Brief History of Sonar

The first roots of sonar can be dated back to 1822. Daniel Colloden used an underwater bell to calculate the speed of sound underwater in Lake Geneva, Switzerland. This early research led to the invention of dedicated sonar devices by numerous other inventors. In 1906, Lewis Nixon invented the very first sonar type listening device, as a way of detecting icebergs. The interest in sonar grew during World War I, with a need to be able to detect submarines. It was not until 1915, when Paul Langevin invented the first sonar type device for detecting submarines called an "echo location to detect submarines" using the piezoelectric properties of the quartz. Although too late to help the war, Lanevin's efforts heavily influenced future sonar devices. The current sonar devices were passive listening devices, lacking the ability to transmit signals. It was not until 1918 that both Britain and the United States had built avtice systems, enabling the tranmission and the reception of signals (About Inventors).

How Sonar Works

Sonar, an acronym for SOund Navigation And Ranging, a method of detecting and/or locating underwater objects, based on the reflection of underwater sound waves (MSN Encarta). There are two general classifications of sonar, passive and active. Passive sonar involves listening for sounds generated by a target. Therefore passive systems only receive sound waves from outside sources. They do not send out sound waves themselves. This application is used for stealth in military operations when silence is of utmost importance to avoid detection by the enemy. Unlike passive systems, active sonar systems not only receive sounds but they also transmit. Active sonar systems emit pulses of sound waves that travel through the water, reflect off the target and return back to the ship by way of “echo”. By knowing the speed of sound in water and the time of the received echo, computers can quickly calculate the distance and orientation of the target (Howstuffworks). The following portions of this paper will focus on active sonar systems and applications.

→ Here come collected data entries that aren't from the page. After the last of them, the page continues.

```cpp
__global__ __launch_bounds__(512) void pwl_build_kernel(const float* __restrict__ weights ,
                                                        int64_t per_layer, const float* __restrict__ cvals,
                                                        float c_offset, int L, double sp_offset,
                                                        float* __restrict__ tables) {
  __shared__ double a1[PWL_H], b1v[PWL_H], W1[PWL_H * PWL_H], bb1[PWL_H], Wo[PWL_H * PWL_P], bo[PWL_P];
  __shared__ double bpu[PWL_H], sbp[PWL_H];
  __shared__ double candu[PWL_NPIECE - 1], cand[PWL_NPIECE - 1];
  __shared__ double PQ[PWL_CHUNK * PWL_H * 2];
  __shared__ double RAW[PWL_CHUNK * PWL_P * 2];
  __shared__ int bad[PWL_NPIECE];
  __shared__ double urefs[PWL_CHUNK];
  __shared__ int icnt[17], ioff[17];
  __shared__ double IPQ[17 * PWL_H * 2];
  __shared__ int biv[PWL_NPIECE];
  const int tid = threadIdx.x;
  const int slice = blockIdx.x / L, l = blockIdx.x % L;
  const float* w = weights + l * per_layer;
  const double c = (double)cvals[slice] + (double)c_offset;
  const double INF = __longlong_as_double(0x7ff0000000000000LL);
  if (tid < PWL_H) {
    const double a = (double)w[PWL_H + tid], b = (double)w[tid] * c + (double)w[2 * PWL_H + tid];
    a1[tid] = a;
    b1v[tid] = b;
    bpu[tid] = a != 0.0 ? -b / a : INF;
    bb1[tid] = (double)w[3 * PWL_H + 256 + tid];
    bo[tid] = (double)w[3 * PWL_H + 256 + PWL_H + 256 + tid];
  }
  for (int i = tid; i < 256; i += blockDim.x) {
    W1[i] = (double)w[3 * PWL_H + i];
    Wo[i] = (double)w[3 * PWL_H + 256 + PWL_H + i];
  }
  __syncthreads();
  if (tid < PWL_H) {
    const double v = bpu[tid];
    int r = 0;
    for (int j = 0; j < PWL_H; ++j) r += (bpu[j] < v || (bpu[j] == v && j < tid)) ? 1 : 0;
    sbp[r] = v;
  }
  __syncthreads();
  auto test_point = [&](double lo, double hi) -> double {
    const bool fl = lo > -INF, fh = hi < INF;
    return fl && fh ? 0.5 * (lo + hi) : (fl ? lo + 1.0 : (fh ? hi - 1.0 : 0.0));
  };
  double root = INF;
  const int iv = tid / PWL_H, kk = tid % PWL_H;
  if (tid < 17 * PWL_H) {
    const double lo = iv == 0 ? -INF : sbp[iv - 1], hi = iv == PWL_H ? INF : sbp[iv];
    if (lo < INF) {
      const double u = test_point(lo, hi);
      double P = 0.0, Q = bb1[kk];
      for (int j = 0; j < PWL_H; ++j) {
        const double on = a1[j] * u + b1v[j] > 0.0 ? W1[j * PWL_H + kk] : 0.0;
        P += on * a1[j];
        Q += on * b1v[j];
      }
      IPQ[2 * tid] = P; IPQ[2 * tid + 1] = Q;
      if (lo < hi && P != 0.0) { const double r = -Q / P; if (r > lo && r < hi) root = r; }
    }
    candu[PWL_H + tid] = root;
  }
  for (int p = tid; p < PWL_NPIECE - 1; p += blockDim.x) cand[p] = INF;
  for (int p = tid; p < PWL_NPIECE; p += blockDim.x) bad[p] = 0;
  __syncthreads();
  int rank_in = 0;
  if (tid < 17 * PWL_H) {
    int cnt = 0;
    for (int j = 0; j < PWL_H; ++j) {
      const double o = candu[PWL_H + iv * PWL_H + j];
      rank_in += (o < root || (o == root && j < kk)) ? 1 : 0;
      cnt += o < INF ? 1 : 0;
    }
    if (kk == 0) icnt[iv] = cnt;
  }
  __syncthreads();
  if (tid < 17) {
    int sum = 0;
    for (int i = 0; i < tid; ++i) sum += icnt[i];
    ioff[tid] = sum;
  }
  __syncthreads();
  if (tid < 17 * PWL_H && root < INF) {
    cand[iv + ioff[iv] + rank_in] = root;
    biv[iv + ioff[iv] + rank_in] = iv;
  }
  if (tid < PWL_H && sbp[tid] < INF) {
    cand[tid + ioff[tid] + icnt[tid]] = sbp[tid];
    biv[tid + ioff[tid] + icnt[tid]] = tid;
  }
  int n1 = 0;
  for (int j = 0; j < PWL_H; ++j) n1 += sbp[j] < INF ? 1 : 0;
  const int n = n1 + ioff[16] + icnt[16];
  __syncthreads();
  float* T = tables + (int64_t)blockIdx.x * PWL_TBL;
  for (int p = tid; p < PWL_NBP; p += blockDim.x)
    T[p] = p == PWL_N_SLOT ? __int_as_float(n) : (p < n ? (float)cand[p] : __int_as_float(0x7fc00000));
  const double LOG2E_D = 1.4426950408889634;
  for (int base = 0; base <= n; base += PWL_CHUNK) {
    const int np = n + 1 - base < PWL_CHUNK ? n + 1 - base : PWL_CHUNK;
    for (int t = tid; t < np * PWL_H; t += blockDim.x) {
      const int p = base + (t >> 4), k = t & 15;
      const double lo = p == 0 ? -INF : cand[p - 1], hi = p < n ? cand[p] : INF;
      const double u = test_point(lo, hi);
      const int ivp = p < n ? biv[p] : n1;
      const double P = IPQ[2 * (ivp * PWL_H + k)], Q = IPQ[2 * (ivp * PWL_H + k) + 1];
      const bool act = P * u + Q > 0.0;
      PQ[2 * t] = act ? P : 0.0;
      PQ[2 * t + 1] = act ? Q : 0.0;
    }
    __syncthreads();
    for (int t = tid; t < np * PWL_P; t += blockDim.x) {
      const int pl = t >> 4, m = t & 15, p = base + pl;
      double S = 0.0, Tt = bo[m];
      for (int k = 0; k < PWL_H; ++k) {
        const double wo = Wo[k * PWL_P + m];
        S += wo * PQ[2 * (pl * PWL_H + k)];
        Tt += wo * PQ[2 * (pl * PWL_H + k) + 1];
      }
      const double lo = p == 0 ? -INF : cand[p - 1], hi = p < n ? cand[p] : INF;
      const double nearest = lo > 0.0 ? lo : (hi < 0.0 ? hi : 0.0);
      const float uref = (float)(nearest < (double)PWL_GMIN ? (double)PWL_GMIN : (nearest > -(double)PWL_GMIN ? -(double)PWL_GMIN : nearest));
      Tt += S * (double)uref;
      if (m == 0) {
        T[PWL_OFF_REF + p] = uref; urefs[pl] = (double)uref;
        T[PWL_OFF_PIECE + p * PWL_ROW + 2 * PWL_P] = uref;
      }
      RAW[2 * t] = S;
      RAW[2 * t + 1] = Tt;
    }
    __syncthreads();
    for (int t = tid; t < np * PWL_P; t += blockDim.x) {
      const int pl = t >> 4, m = t & 15, p = base + pl;
      double S = RAW[2 * t], Tt = RAW[2 * t + 1];
      const double lo = p == 0 ? -INF : cand[p - 1], hi = p < n ? cand[p] : INF;
      const double uref = urefs[pl];
      const double ulo = fmax(lo, (double)PWL_GMIN - 0.01), uhi = fmin(hi, -(double)PWL_GMIN + 0.01);
      bool out_of_bounds = false;
      if (m < 2 * 5) {
        const int r0 = m < 5 ? 0 : 5;
        const double uc = ulo <= uhi ? 0.5 * (ulo + uhi) : uref;
        double Mc = -INF, Mlo = -INF, Mhi = -INF;
        for (int k = r0; k < r0 + 5; ++k) {
          const double Sk = RAW[2 * (pl * PWL_P + k)], Tk = RAW[2 * (pl * PWL_P + k) + 1];
          Mc = fmax(Mc, Tk + Sk * (uc - uref));
          Mlo = fmax(Mlo, Tk + Sk * (ulo - uref));
          Mhi = fmax(Mhi, Tk + Sk * (uhi - uref));
        }
        if (ulo <= uhi)
          out_of_bounds = fmax(fabs(Mlo - Mc), fabs(Mhi - Mc)) * LOG2E_D > PWL_FAST_LOGIT;
        S *= LOG2E_D;
        Tt = (Tt - Mc) * LOG2E_D;
      } else {
        Tt += sp_offset;
        if (ulo <= uhi) {
          const double a = Tt + S * (ulo - uref), b = Tt + S * (uhi - uref);
          out_of_bounds = fmin(a, b) < PWL_FAST_SLOPE_LO || fmax(a, b) > PWL_FAST_SLOPE_HI;
        }
        S *= LOG2E_D; Tt *= LOG2E_D;
      }
      if (out_of_bounds || !(S == S) || !(Tt == Tt)) bad[p] = 1;
      float* row = T + PWL_OFF_PIECE + p * PWL_ROW;
      row[m] = (float)S;
      row[PWL_P + m] = (float)Tt;
    }
    __syncthreads();
  }
  int* delta = reinterpret_cast<int*>(PQ);
  static_assert(sizeof(double) * PWL_CHUNK * PWL_H * 2 >= sizeof(int) * (PWL_NG + 16), "scratch for the grid scan");
  constexpr int CPT = 4;
  static_assert(PWL_NG == 512 * CPT, "one thread owns four consecutive cells (512 threads)");
  for (int g = tid; g < PWL_NG + 16; g += blockDim.x) delta[g] = 0;
  __syncthreads();
  for (int p = tid; p < n; p += blockDim.x) {
    const double gb = ceil((cand[p] + 1e-4 - (double)PWL_GMIN) * (double)PWL_GSCALE);
    const int g0 = gb < 1.0 ? 1 : (gb >= (double)PWL_NG ? PWL_NG : (int)gb);
    atomicAdd(&delta[g0], 1);
  }
  __syncthreads();
  {
    const int g0 = tid * CPT;
    int c0 = delta[g0], c1 = c0 + delta[g0 + 1], c2 = c1 + delta[g0 + 2], c3 = c2 + delta[g0 + 3];
    int run = c3;
#pragma unroll
    for (int off = 1; off < 64; off <<= 1) {
      const int v = __shfl_up(run, off, 64);
      if ((tid & 63) >= off) run += v;
    }
    int* wtot = delta + PWL_NG + 8;
    __syncthreads();
    if ((tid & 63) == 63) wtot[tid >> 6] = run;
    __syncthreads();
    int before = run - c3;
    for (int w2 = 0; w2 < (tid >> 6); ++w2) before += wtot[w2];
    const int cnt[CPT] = {before + c0, before + c1, before + c2, before + c3};
#pragma unroll
    for (int i = 0; i < CPT; ++i) {
      const int g = g0 + i;
      const int lo_ = g == 0 ? 0 : cnt[i];
      const double xr = g == PWL_NG - 1 ? INF : (double)PWL_GMIN + (double)(g + 1) / (double)PWL_GSCALE + 1e-4;
      int mark = (g == 0 || g == PWL_NG - 1) ? 1 : 0;
      for (int p = lo_; p <= n && !mark; ++p) {
        mark |= bad[p];
        if (p < n && cand[p] > xr) break;
      }
      const bool many = lo_ + 2 < n && cand[lo_ + 2] <= xr;
      reinterpret_cast<uint16_t*>(T + PWL_OFF_GRID)[g] =
          (uint16_t)((uint32_t)lo_ | (mark ? PWL_G_GENERAL : 0u) | (many ? PWL_G_MANY : 0u));
    }
  }
}


}
```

The major components used in echo sounding aboard ships are transducers, which both transmit and receive sound waves, and a computer processor. First, the transducer, acting as a transmitter, sends a cone of sound down to the ocean floor, which will then reflect back to the ship. The returning echo is received by the transducer, now acting as a receiver, amplified electronically, and then recorded on graphic recorders. The time taken for the sound to travel from transmission through reflection and to return to the transducer is then used to calculate water depths. The faster the sound waves return, the shallower the water depths and the higher the elevation of the seafloor. In accordance, the longer the sound waves take to return, the deeper the water depths and the lower the elevation of the seafloor. Commonly, in order to produce a continuous line showing ocean depths directly beneath the ship, Echo sounders repeatedly ping the seafloor as the ship moves across the surface (Dive and Discover).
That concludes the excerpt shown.